- THE TASK:
Take the lines below from the first through the one that contains "const size_t k0" and copy them exactly.
━━ DATA TO USE
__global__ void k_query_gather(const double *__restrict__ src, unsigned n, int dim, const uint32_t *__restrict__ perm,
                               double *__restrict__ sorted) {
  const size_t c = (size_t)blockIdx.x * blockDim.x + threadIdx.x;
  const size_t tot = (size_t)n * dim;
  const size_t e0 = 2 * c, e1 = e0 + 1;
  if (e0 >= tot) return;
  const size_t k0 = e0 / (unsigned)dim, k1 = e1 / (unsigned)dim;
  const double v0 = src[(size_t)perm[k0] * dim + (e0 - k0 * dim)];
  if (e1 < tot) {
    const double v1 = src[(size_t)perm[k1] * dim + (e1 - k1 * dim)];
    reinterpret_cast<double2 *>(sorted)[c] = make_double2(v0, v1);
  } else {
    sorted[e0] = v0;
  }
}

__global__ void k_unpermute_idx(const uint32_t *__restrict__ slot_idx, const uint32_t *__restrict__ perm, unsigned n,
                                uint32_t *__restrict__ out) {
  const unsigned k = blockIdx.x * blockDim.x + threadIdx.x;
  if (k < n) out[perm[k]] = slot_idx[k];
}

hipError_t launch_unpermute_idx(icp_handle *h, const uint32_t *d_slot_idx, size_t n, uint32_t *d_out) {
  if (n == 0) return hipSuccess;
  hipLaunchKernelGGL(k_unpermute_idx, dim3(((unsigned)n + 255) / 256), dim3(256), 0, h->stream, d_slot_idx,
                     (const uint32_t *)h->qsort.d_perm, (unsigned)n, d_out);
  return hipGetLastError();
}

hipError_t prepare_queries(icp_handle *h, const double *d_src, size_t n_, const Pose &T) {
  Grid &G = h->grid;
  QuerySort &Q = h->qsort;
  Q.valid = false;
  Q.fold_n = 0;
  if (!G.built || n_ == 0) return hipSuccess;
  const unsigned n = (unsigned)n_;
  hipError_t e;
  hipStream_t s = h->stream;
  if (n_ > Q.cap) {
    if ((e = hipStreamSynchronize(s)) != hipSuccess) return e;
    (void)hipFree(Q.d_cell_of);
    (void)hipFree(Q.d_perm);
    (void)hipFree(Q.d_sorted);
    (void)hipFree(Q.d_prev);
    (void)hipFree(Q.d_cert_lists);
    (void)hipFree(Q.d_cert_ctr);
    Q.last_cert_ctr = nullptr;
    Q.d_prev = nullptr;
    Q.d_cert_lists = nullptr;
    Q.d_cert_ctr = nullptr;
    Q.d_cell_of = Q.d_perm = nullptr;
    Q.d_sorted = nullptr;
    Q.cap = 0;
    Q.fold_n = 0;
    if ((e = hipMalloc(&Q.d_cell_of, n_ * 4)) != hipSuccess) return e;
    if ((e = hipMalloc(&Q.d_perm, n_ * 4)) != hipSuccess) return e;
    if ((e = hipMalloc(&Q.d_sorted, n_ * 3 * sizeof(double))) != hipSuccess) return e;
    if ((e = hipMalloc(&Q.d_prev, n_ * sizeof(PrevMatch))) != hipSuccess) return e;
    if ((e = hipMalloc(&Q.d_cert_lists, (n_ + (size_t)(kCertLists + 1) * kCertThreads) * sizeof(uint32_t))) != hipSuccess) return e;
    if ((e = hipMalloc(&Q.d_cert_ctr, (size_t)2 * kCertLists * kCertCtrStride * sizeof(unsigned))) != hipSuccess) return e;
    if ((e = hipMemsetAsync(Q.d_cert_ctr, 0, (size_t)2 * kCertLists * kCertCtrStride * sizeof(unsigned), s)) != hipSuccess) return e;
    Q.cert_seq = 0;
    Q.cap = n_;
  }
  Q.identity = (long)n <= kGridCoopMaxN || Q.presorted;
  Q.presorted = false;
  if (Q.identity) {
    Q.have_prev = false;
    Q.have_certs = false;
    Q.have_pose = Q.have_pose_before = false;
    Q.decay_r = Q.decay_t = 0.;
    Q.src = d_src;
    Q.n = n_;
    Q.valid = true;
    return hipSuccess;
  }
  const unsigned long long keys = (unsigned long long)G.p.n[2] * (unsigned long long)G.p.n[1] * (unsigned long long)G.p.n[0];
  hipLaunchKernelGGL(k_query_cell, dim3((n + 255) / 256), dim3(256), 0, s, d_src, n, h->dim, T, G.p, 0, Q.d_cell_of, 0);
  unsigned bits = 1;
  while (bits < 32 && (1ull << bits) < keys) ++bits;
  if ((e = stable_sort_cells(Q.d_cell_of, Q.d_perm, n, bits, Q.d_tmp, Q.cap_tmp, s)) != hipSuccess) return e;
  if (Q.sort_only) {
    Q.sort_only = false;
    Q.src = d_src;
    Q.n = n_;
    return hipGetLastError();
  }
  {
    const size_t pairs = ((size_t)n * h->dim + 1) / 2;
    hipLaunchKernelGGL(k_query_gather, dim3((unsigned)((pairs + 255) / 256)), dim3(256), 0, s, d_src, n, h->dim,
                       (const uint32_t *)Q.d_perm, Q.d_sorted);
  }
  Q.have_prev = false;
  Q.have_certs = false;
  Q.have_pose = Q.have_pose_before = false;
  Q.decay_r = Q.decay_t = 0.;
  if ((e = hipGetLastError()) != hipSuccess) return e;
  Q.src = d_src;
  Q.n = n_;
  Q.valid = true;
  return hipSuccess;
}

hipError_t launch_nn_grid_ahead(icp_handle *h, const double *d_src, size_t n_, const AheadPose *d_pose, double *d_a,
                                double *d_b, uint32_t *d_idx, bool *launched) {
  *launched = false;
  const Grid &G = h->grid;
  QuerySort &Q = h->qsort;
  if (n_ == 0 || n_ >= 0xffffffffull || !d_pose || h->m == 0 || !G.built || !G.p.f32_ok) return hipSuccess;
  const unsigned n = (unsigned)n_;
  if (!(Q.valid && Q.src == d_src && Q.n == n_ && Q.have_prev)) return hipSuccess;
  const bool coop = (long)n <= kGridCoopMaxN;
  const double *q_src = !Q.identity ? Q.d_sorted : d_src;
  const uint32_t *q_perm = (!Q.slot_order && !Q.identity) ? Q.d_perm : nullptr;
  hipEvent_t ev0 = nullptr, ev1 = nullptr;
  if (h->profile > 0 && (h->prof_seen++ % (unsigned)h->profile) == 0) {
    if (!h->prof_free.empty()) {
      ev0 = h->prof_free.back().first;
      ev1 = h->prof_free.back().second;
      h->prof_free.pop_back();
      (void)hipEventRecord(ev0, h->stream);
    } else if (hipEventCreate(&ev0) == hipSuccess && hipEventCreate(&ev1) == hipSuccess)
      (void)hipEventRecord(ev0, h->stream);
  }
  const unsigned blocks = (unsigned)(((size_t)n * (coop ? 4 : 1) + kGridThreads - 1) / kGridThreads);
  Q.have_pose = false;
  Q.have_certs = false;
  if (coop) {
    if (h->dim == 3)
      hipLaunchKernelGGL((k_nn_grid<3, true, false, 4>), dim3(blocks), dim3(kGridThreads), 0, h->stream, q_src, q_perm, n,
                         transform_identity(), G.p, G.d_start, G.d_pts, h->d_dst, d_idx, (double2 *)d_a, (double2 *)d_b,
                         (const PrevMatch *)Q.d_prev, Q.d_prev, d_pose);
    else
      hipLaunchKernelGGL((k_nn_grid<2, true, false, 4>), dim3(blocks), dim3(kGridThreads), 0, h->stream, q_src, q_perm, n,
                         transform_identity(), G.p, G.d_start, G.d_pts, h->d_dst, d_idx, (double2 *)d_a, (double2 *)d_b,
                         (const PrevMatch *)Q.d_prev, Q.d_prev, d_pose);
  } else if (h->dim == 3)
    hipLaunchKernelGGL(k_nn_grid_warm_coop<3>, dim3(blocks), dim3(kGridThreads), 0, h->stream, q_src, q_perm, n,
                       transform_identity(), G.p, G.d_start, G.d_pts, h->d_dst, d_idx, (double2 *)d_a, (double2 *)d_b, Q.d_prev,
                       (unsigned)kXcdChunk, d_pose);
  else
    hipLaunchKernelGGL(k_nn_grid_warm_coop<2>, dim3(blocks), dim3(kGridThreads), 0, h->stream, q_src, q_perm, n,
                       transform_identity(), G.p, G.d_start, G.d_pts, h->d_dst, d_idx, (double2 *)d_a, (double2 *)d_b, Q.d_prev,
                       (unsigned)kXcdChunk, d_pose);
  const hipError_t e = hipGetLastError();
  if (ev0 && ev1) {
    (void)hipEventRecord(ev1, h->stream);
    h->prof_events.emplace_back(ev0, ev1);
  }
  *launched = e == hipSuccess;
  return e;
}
━━━━
- EXERCISE ANSWER:
__global__ void k_query_gather(const double *__restrict__ src, unsigned n, int dim, const uint32_t *__restrict__ perm,
                               double *__restrict__ sorted) {
  const size_t c = (size_t)blockIdx.x * blockDim.x + threadIdx.x;
  const size_t tot = (size_t)n * dim;
  const size_t e0 = 2 * c, e1 = e0 + 1;
  if (e0 >= tot) return;
  const size_t k0 = e0 / (unsigned)dim, k1 = e1 / (unsigned)dim;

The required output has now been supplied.